I launched Straightforward Knowledge Remodel v2 at present. After no fewer than 80 (!) v1 manufacturing releases since 2019, that is the primary paid improve.
Main enhancements embody:
- Schema versioning, so you’ll be able to routinely deal with adjustments to the column construction of an enter (e.g. extra or lacking columns).
- A brand new Confirm rework so you’ll be able to verify a dataset has the anticipated values.
At present there are 48 totally different verification checks you may make:
- At the least 1 non-empty worth
- Incorporates
- Don’t enable listed values
- Ends with
- Integer besides listed particular worth(s)
- Is native file
- Is native folder
- Is decrease case
- Is sentence case
- Is title case
- Is higher case
- Is legitimate EAN13
- Is legitimate e-mail
- Is legitimate phone quantity
- Is legitimate UPC-A
- Match column title
- Matches common expression
- Most characters
- Most variety of columns
- Most variety of rows
- Most worth
- Minimal characters
- Minimal variety of columns
- Minimal variety of rows
- Minimal worth
- No clean values
- No carriage returns
- No foreign money
- No digits
- No double areas
- No duplicate column names
- No duplicate values
- No empty rows
- No empty values
- No gaps in values
- No main or trailing whitespace
- No line feeds
- No non-ASCII
- No non-printable
- No punctuation
- No symbols
- No Tab characters
- No whitespace
- Numeric besides listed particular worth(s)
- Solely enable listed values
- Require listed values
- Begins with
- Legitimate date in format
You may see any fails visually, with color coding by severity:
- Aspect-by-side comparability of dataset headers:
- Aspect-by-side comparability of dataset information values:
- A lot of further matching choices for the Lookup rework:
Permitting you to do unique lookups similar to:
Plus a lot of different adjustments.
In v1 there have been points associated to how column-related adjustments cascaded via the system. This was the toughest factor to get proper, and it took a reasonably large redesign to repair all the problems. As a bonus, now you can disconnect and reconnect nodes, and it remembers all of the column-based choices (inside sure limits). These adjustments make Straightforward Knowledge Remodel really feel way more sturdy to make use of, as now you can make a lot of adjustments with out worrying an excessive amount of about breaking issues additional downstream.
Straightforward Knowledge Remodel now helps:
- 9 enter codecs (together with varied CSV variants, Excel, XML and JSON)
- 66 totally different information transforms (similar to Be a part of, Filter, Pivot, Pattern and Lookup)
- 11 output codecs (together with varied CSV variants, Excel, XML and JSON)
This lets you snap collectively a sequence of nodes like Lego, to in a short time rework or analyse your information. In contrast to a code-based strategy (similar to R or Python) or a command line instrument, this can be very visible, with pretty-much immediate suggestions each time you make a change. Plus, no pesky syntax to recollect.
Consuming my very own dogfood, utilizing Straightforward Knowledge Remodel to create an e-mail advertising and marketing marketing campaign from varied disparate information sources (mailing lists, licence key databases and so forth).

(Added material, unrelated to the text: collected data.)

constexpr HuffLut make_lut(const HuffSpec &s)
{
    HuffLut t{};
    uint32_t code = 0;
    int k = 0;
    for (int l = 1; l <= 16; ++l) {
        for (int i = 0; i < s.len[l - 1]; ++i, ++k) t.e[s.val[k]] = ((uint32_t)l << 16) | code++;
        code <<= 1;
    }
    return t;
}

struct HuffAll { HuffLut ac[2], dc[2]; };
constexpr HuffAll make_all() { return HuffAll{{make_lut(kAcLuma), make_lut(kAcChroma)}, {make_lut(kDcLuma), make_lut(kDcChroma)}}; }
__constant__ HuffAll kHuff = make_all();


template <int N>
__device__ __forceinline__ uint32_t dpp_row_shr(uint32_t v)
{
    return (uint32_t)__builtin_amdgcn_update_dpp(0, (int)v, 0x110 + N, 0xf, 0xf, false);
}

__device__ __forceinline__ uint32_t wave_inclusive_scan(uint32_t v, uint32_t lane)
{
    (void)lane;
    v += dpp_row_shr<1>(v);
    v += dpp_row_shr<2>(v);
    v += dpp_row_shr<4>(v);
    v += dpp_row_shr<8>(v);
    v += (uint32_t)__builtin_amdgcn_update_dpp(0, (int)v, 0x142, 0xa, 0xf, false);
    v += (uint32_t)__builtin_amdgcn_update_dpp(0, (int)v, 0x143, 0xc, 0xf, false);
    return v;
}

__device__ __forceinline__ void wave_lds_sync()
{
    __builtin_amdgcn_fence(__ATOMIC_SEQ_CST, "wavefront");
    __builtin_amdgcn_wave_barrier();
}

constexpr uint32_t kPackThreads = 512;
constexpr uint32_t kPackWaves = kPackThreads / 64;

__device__ __forceinline__ uint32_t wg_exclusive_scan(uint32_t v, uint32_t *s_w, uint32_t *total)
{
    const uint32_t lane = threadIdx.x & 63u, wave = threadIdx.x >> 6;
    const uint32_t inc = wave_inclusive_scan(v, lane);
    __syncthreads();
    if (lane == 63u) s_w[wave] = inc;
    __syncthreads();
    uint32_t base = 0, sum = 0;
#pragma unroll
    for (uint32_t i = 0; i < kPackWaves; ++i) { const uint32_t t = s_w[i]; if (i < wave) base += t; sum += t; }
    *total = sum;
    return base + inc - v;
}

__device__ __forceinline__ uint32_t coef_size(int32_t v)
{
    const uint32_t mag = (uint32_t)(v < 0 ? -v : v);
    return mag ? 32u - (uint32_t)__clz(mag) : 0u;
}


#ifndef FL_JPEG_BPW
#define FL_JPEG_BPW 16
#define FL_JPEG_WPG 2
#define FL_JPEG_PREFETCH 3
#endif
constexpr uint32_t kBlocksPerWave = FL_JPEG_BPW;
constexpr uint32_t kWavesPerWg = FL_JPEG_WPG;
constexpr uint32_t kPrefetch = FL_JPEG_PREFETCH;
static_assert(kBlocksPerWave == 32u || kBlocksPerWave == 16u, "the coding phase's lane mapping");
constexpr uint32_t kJpegThreads = 64u * kWavesPerWg;
constexpr uint32_t kBlocksPerWg = kWavesPerWg * kBlocksPerWave;
constexpr uint32_t kUnitsPerWave = 3u * kBlocksPerWave;

static_assert(63u * (16u + 10u) <= kAcWordsPerUnit * 32u, "a unit's AC code must fit its acbits slot");

struct WaveLds {
    int16_t coef[kUnitsPerWave][64];
    uint64_t nz[kUnitsPerWave];
    __attribute__((aligned(16))) int16_t smp[3][64];
    __attribute__((aligned(16))) int16_t p1[3][64];
};

__device__ __forceinline__ void stage_ac_luts(uint32_t *s_ac)
{
    for (uint32_t i = threadIdx.x; i < 512u; i += kJpegThreads) s_ac[i] = kHuff.ac[i >> 8].e[i & 255u];
    __syncthreads();
}

template <bool kRgba>
__device__ __forceinline__ uint32_t block_pixel(const JpegJob &jb, uint32_t brow, uint32_t bcol, uint32_t r, uint32_t c)
{
    uint32_t px = bcol * 8u + c, py = brow * 8u + r;
    px = px < jb.w ? px : jb.w - 1u;
    py = py < jb.h ? py : jb.h - 1u;
    if constexpr (kRgba) return ((const __attribute__((address_space(1))) uint32_t *)jb.src)[(size_t)py * jb.w + px];
    uint32_t pr, pg, pb, pa;
    load_rgba(jb.src + ((size_t)py * jb.w + px) * jb.c, jb.c, pr, pg, pb, pa);
    return pr | (pg << 8) | (pb << 16);
}

__device__ __forceinline__ void dct_quant_block(const uint32_t (&smp)[3], uint32_t nat, uint32_t r, uint32_t c, const uint32_t (&m1)[4],
                                                const uint32_t (&m2)[4], uint4 k1, const uint32_t (&q)[3], const uint32_t (&magic)[3],
                                                WaveLds &w, int32_t (&qv)[3])
{
#pragma unroll
    for (int k = 0; k < 3; ++k) w.smp[k][nat] = (int16_t)smp[k];
    wave_lds_sync();
#pragma unroll
    for (int k = 0; k < 3; ++k) {
        const int32_t p = dot8_i16(m1, *reinterpret_cast<const uint4 *>(w.smp[k] + r * 8));
        const int32_t v1 = ((p << k1.x) + (int32_t)k1.y) >> 11;
        w.p1[k][c * 8 + r] = (int16_t)v1;
    }
    wave_lds_sync();
#pragma unroll
    for (int k = 0; k < 3; ++k) {
        const int32_t p2 = dot8_i16(m2, *reinterpret_cast<const uint4 *>(w.p1[k] + c * 8));
        const int32_t d = (p2 + (int32_t)k1.z) >> k1.w;
        const int32_t sg = d >> 31;
        const uint32_t an = (uint32_t)((d ^ sg) - sg) >> 3;
        const uint32_t rq = __umulhi(2u * an + q[k], magic[k]);
        qv[k] = ((int32_t)rq ^ sg) - sg;
    }
}

typedef __attribute__((address_space(1))) uint32_t global_u32;

struct UnitBits {
    uint64_t acc;
    uint32_t pend, total, wi;
    global_u32 *out;
    __device__ __forceinline__ void put(uint32_t code, uint32_t len)
    {
        acc = (acc << len) | code;
        pend += len;
        total += len;
        if (pend >= 32u) { pend -= 32u; out[wi++] = (uint32_t)(acc >> pend); }
    }
};

template <bool kRgba>
__device__ __forceinline__ void transform_blocks(const JpegJob &jb, const uint32_t *__restrict__ arena, uint32_t first, uint32_t count,
                                                 uint32_t lane, WaveLds &w)
{
    const uint32_t nat = kNatural.n[lane], r = nat >> 3, c = nat & 7u;
    uint32_t m1[4], m2[4];
#pragma unroll
    for (int j = 0; j < 4; ++j) {
        m1[j] = pack_i16(kFdct.a[c][2 * j], kFdct.a[c][2 * j + 1]);
        m2[j] = pack_i16(kFdct.a[r][2 * j], kFdct.a[r][2 * j + 1]);
    }
    const uint8_t *qt = reinterpret_cast<const uint8_t *>(arena + jb.tab_off) + 624;
    const uint32_t *mg = reinterpret_cast<const uint32_t *>(qt + 128);
    const uint32_t q[3] = {qt[nat], qt[64 + nat], qt[64 + nat]};
    const uint32_t magic[3] = {mg[nat], mg[64 + nat], mg[64 + nat]};
    const uint4 k1 = {(c == 0u || c == 4u) ? 13u : 0u, c == 0u ? (uint32_t)(-(8 * 128) * 8192) : (c == 4u ? 0u : 1u << 10),
                      (r == 0u || r == 4u) ? 2u : 1u << 14, (r == 0u || r == 4u) ? 2u : 15u};
    uint32_t brow = first / jb.bx, bcol = first - brow * jb.bx;
    uint32_t ahead[kPrefetch];
#pragma unroll
    for (uint32_t j = 0; j < kPrefetch; ++j) {
        ahead[j] = block_pixel<kRgba>(jb, brow, bcol, r, c);
        if (++bcol == jb.bx) { bcol = 0; ++brow; }
    }
    for (uint32_t i = 0; i < count; ++i) {
        const uint32_t rgb = kRgba ? ahead[0] & 0xffffffu : ahead[0];
#pragma unroll
        for (uint32_t j = 0; j + 1u < kPrefetch; ++j) ahead[j] = ahead[j + 1u];
        ahead[kPrefetch - 1u] = block_pixel<kRgba>(jb, brow, bcol, r, c);
        if (++bcol == jb.bx) { bcol = 0; ++brow; }
        uint32_t smp[3];
        jfif_px(rgb, smp[0], smp[1], smp[2]);
        const bool flat = __ballot(rgb != (uint32_t)__builtin_amdgcn_readfirstlane((int)rgb)) == 0ull;
        if (flat) {
            if (lane == 0u) {
#pragma unroll
                for (int k = 0; k < 3; ++k) {
                    const int32_t d = 64 * ((int32_t)smp[k] - 128);
                    const int32_t sg = d >> 31;
                    const uint32_t an = (uint32_t)((d ^ sg) - sg) >> 3;
                    const uint32_t rq = __umulhi(2u * an + q[k], magic[k]);
                    w.coef[i * 3u + k][0] = (int16_t)(((int32_t)rq ^ sg) - sg);
                    w.nz[i * 3u + k] = 0ull;
                }
            }
            continue;
        }
        int32_t qv[3];
        dct_quant_block(smp, nat, r, c, m1, m2, k1, q, magic, w, qv);
#pragma unroll
        for (int k = 0; k < 3; ++k) {
            w.coef[i * 3u + k][lane] = (int16_t)qv[k];
            const uint64_t nz = __ballot(qv[k] != 0) & ~1ull;
            if (lane == 0u) w.nz[i * 3u + k] = nz;
        }
    }
}

__global__ __launch_bounds__(kJpegThreads) void jpeg_dct_quant_kernel(const JpegJob *__restrict__ jobs, const uint32_t *__restrict__ arena,
                                                                      uint32_t job_base)
{
    __shared__ WaveLds s_w[kWavesPerWg];
    __shared__ uint32_t s_ac[512];
    const JpegJob jb = jobs[job_base + blockIdx.y];
    const uint32_t wave = threadIdx.x >> 6, lane = threadIdx.x & 63u;
    const uint32_t nblocks = jb.bx * jb.by;
    if (blockIdx.x * kBlocksPerWg >= nblocks) return;
    stage_ac_luts(s_ac);
    const uint32_t first = blockIdx.x * kBlocksPerWg + wave * kBlocksPerWave;
    if (first >= nblocks) return;
    const uint32_t count = min(kBlocksPerWave, nblocks - first);
    WaveLds &w = s_w[wave];

    if (jb.c == 4u && (reinterpret_cast<uintptr_t>(jb.src) & 3u) == 0u) transform_blocks<true>(jb, arena, first, count, lane, w);
    else transform_blocks<false>(jb, arena, first, count, lane, w);
    wave_lds_sync();

    uint32_t b, u, u_end;
    bool chroma;
    if constexpr (kBlocksPerWave == 32u) {
        b = lane & 31u;
        chroma = lane >= 32u;
        u = b * 3u + (chroma ? 1u : 0u);
        u_end = b * 3u + (chroma ? 3u : 1u);
    } else {
        b = lane & 15u;
        chroma = lane >= 16u;
        u = b * 3u + (lane >> 4);
        u_end = lane >= 48u ? u : u + 1u;
    }
    if (b >= count) return;
    const uint32_t *tab = s_ac + (chroma ? 256u : 0u);
    const uint32_t eob = tab[0], zrl = tab[0xF0];
    for (; u < u_end; ++u) {
        const uint32_t unit = first * 3u + u;
        const int16_t *cf = w.coef[u];
        uint64_t m = w.nz[u];
        UnitBits ub{0ull, 0u, 0u, unit * kAcWordsPerUnit, (global_u32 *)jb.acbits};
        uint32_t prev = 0;
        uint32_t pos = (uint32_t)__builtin_ctzll(m | (1ull << 63));
        int32_t v = cf[pos];
        while (m) {
            const uint32_t cpos = pos;
            const int32_t cv = v;
            m &= m - 1ull;
            pos = (uint32_t)__builtin_ctzll(m | (1ull << 63));
            v = cf[pos];
            uint32_t run = cpos - prev - 1u;
            prev = cpos;
            while (run > 15u) { ub.put(zrl & 0xffffu, zrl >> 16); run -= 16u; }
            const uint32_t mag = (uint32_t)(cv < 0 ? -cv : cv);
            const uint32_t size = 32u - (uint32_t)__clz(mag);
            const uint32_t value = (uint32_t)(cv + (cv >> 31)) & ((1u << size) - 1u);
            const uint32_t e = tab[(run << 4) | size];
            ub.put(((e & 0xffffu) << size) | value, (e >> 16) + size);
        }
        if (prev != 63u) ub.put(eob & 0xffffu, eob >> 16);
        if (ub.pend) ub.out[ub.wi] = (uint32_t)(ub.acc << (32u - ub.pend));
        jb.meta[unit] = ((uint32_t)(uint16_t)cf[0]) | (ub.total << 16);
    }
}


constexpr uint32_t kWinWords = 8192;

Straightforward Knowledge Remodel is all written in C++ with reminiscence compression and reference counting, so it’s quick and reminiscence environment friendly and might deal with multi-million row datasets with no downside.
Whereas a lot of my opponents are transitioning to the online, Straightforward Knowledge Remodel stays an area instrument for Home windows and Mac. This has a number of main benefits:
- Your delicate information stays in your pc.
- Much less latency.
- I don’t should pay your compute and bandwidth prices, which implies I can cost an reasonably priced one-time charge for a perpetual licence.
I feel privateness is simply going to develop into ever extra of a priority as rampaging AIs attempt to scrape each single piece of knowledge they will discover.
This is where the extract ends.